Shining India Story Unravels as BRIC Man O'Neill Expresses Disappointment

For at least two years in a row, BRIC has, in the words of SGS's Albert Edwards, stood for Bloody Ridiculous Investment Concept, not an acronym for populous emerging markets of Brazil, Russia, India and China as Goldman Sachs' Jim O'Neill saw it ten years ago.

In fact, O'Neill has himself expressed disappointment in India, one of the BRICs, a designation that has boosted foreign investment in India and helped accelerate its economic growth since 2001.

"All four countries have become bigger (economies) than I said they were going to be, even Russia. However there are important structural issues about all four and as we go into the 10-year anniversary, in some ways India is the most disappointing," said O'Neill as quoted by Reuters.

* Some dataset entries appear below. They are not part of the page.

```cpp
enum Role : int { ROLE_ROW = 0, ROLE_COL = 1, ROLE_EDGE = 2, ROLE_NONE = 3 };
enum Red : int { RED_SUM = 0, RED_MAX = 1, RED_MIN = 2, RED_PROD = 3, RED_NONE = 4 };
enum Op : int { OP_ADD = 0, OP_SUB = 1, OP_MUL = 2, OP_DIV = 3, OP_DOT = 4, OP_USE_LHS = 5 };

constexpr int kMaxDim = DGLMI_MAX_NDIM;

struct IdxPtr {
  const void* p;
  int wide;
  __host__ __device__ __forceinline__ int64_t operator[](int64_t i) const {
    return wide ? static_cast<const int64_t*>(p)[i]
                : static_cast<int64_t>(static_cast<const int32_t*>(p)[i]);
  }
  __host__ __device__ __forceinline__ explicit operator bool() const { return p != nullptr; }
};
// ... 240 lines not shown
  int pack;
  float* stat_pk;
};
bool softmax_supported(int64_t H);

bool project_supported(int64_t K, int64_t N);
int project_instance(int64_t K, int64_t N);
void launch_project(const float* X, int64_t M, int64_t K, const float* W, int64_t swk, int64_t swn,
                    int64_t N, const float* bias, float* Y, hipStream_t s);
int64_t softmax_chunk_edges(int64_t nnz, int64_t H);
int64_t softmax_owned_carry_bytes(int64_t nnz, int64_t H);
void launch_edge_softmax(const SoftmaxArgs& a, bool backward, hipStream_t s);
void launch_sm_row_sums(const SoftmaxArgs& a, hipStream_t s);

enum FastKind : int {
  FAST_COPY_COL = 0,
  FAST_COPY_EDGE = 1,
  FAST_COL_MUL_EDGE = 2,
  FAST_COL_MUL_EDGE_BCAST = 3,
  FAST_COL_TIE = 4,
  FAST_COL_MUL_POS = 5,
};
struct FastArgs {
  IdxPtr indptr;
  const int32_t* rows;
  const int32_t* indices;
  IdxPtr eids;
  int64_t nnz;
  int64_t num_rows;
  const float* x;
  const float* w;
  const int32_t* x_map;
  const int32_t* w_map;
  float* out;
  int64_t F;
  int64_t head_dim;
  float* carry;
  int32_t* seg_cnt;
  int64_t chunk;
  const float* row_mul;
  const float* row_div;
  const float* bias;
  const float* addend;
  int marked;
  const float* xr;
  int64_t num_cols;
  float* part;
  int64_t virt_rows;
  const int32_t* hub_rows;
  int64_t num_hubs;
  int64_t hub_blocks;
  int64_t hub_nnz;
  int64_t plan_wgs;
};
int64_t fast_chunk_edges(int64_t nnz, int64_t F);
int64_t fast_workspace_bytes(int64_t nnz, int64_t F);
bool fast_supported(int kind, int64_t F, int64_t head_dim);
void launch_fast_reduce(int kind, int red, const FastArgs& a, hipStream_t s);
void launch_mark_cold(const int32_t* cols, int64_t nnz, IdxPtr deg_indptr, int32_t thresh,
                      int32_t* out_cols, hipStream_t s);
inline bool fast_marked_supported(int64_t F) { return F > 32 && F <= 256 && F % 4 == 0; }
constexpr int64_t kMarkedMinTableBytes = int64_t(256) << 20;

struct GatArgs {
  const int32_t* indptr;
  const int32_t* rows;
  const int32_t* indices;
  int64_t nnz;
  int64_t num_rows;
  int H, D;
  int64_t F;
  float slope;
  const float* ft;
  const float* el;
  const float* er;
  float* out;
  float* m;
  float* l;
  const float* go;
  const float* fo;
  const float* m_in;
  const float* l_in;
  float4* stats;
  float* g_er;
  float* g_el;
  float* g_ft;
  float* carry;
  int32_t* seg_cnt;
  int64_t chunk;
  int raw;
  int accumulate;
  int skip_stats;
  int o32;
  float* t;
  int64_t t_off;
  float* lf;
  float* ls;
  int drop;
  uint32_t drop_thresh;
  float drop_scale;
  uint64_t drop_seed;
  const void* drop_bits;
  int drop_width;
  int drop_pos;
  int64_t drop_off;
  int drop_rng;
  int rng_vec;
  int rng_shift;
  float rng_keep;
  uint64_t rng_seed;
  uint64_t rng_ctr;
  int64_t rng_threads;
  const int32_t* eids;
// ... 126 lines not shown
```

Noting India's significant dependence on foreign capital inflows, Jim O'Neill went further and raised a concern about the potential for current account crisis. "India has the risk of ... if they're not careful, a balance of payments crisis. They shouldn't raise people's hopes of FDI and then in a week say, 'we're only joking'". "India's inability to raise its share of global FDI is very disappointing," he said.

United Nations data shows that India received less than $20 billion in FDI in the first six months of 2011, compared to more than $60 billion in China while Brazil and Russia took in $23 billion and $33 billion respectively. Stocks in all four countries have underperformed relative to the broader emerging markets equity index, as well as the markets in the developed nations. Pakistan's KSE-100 has significantly outperformed all BRIC stock markets over the ten years since BRIC was coined.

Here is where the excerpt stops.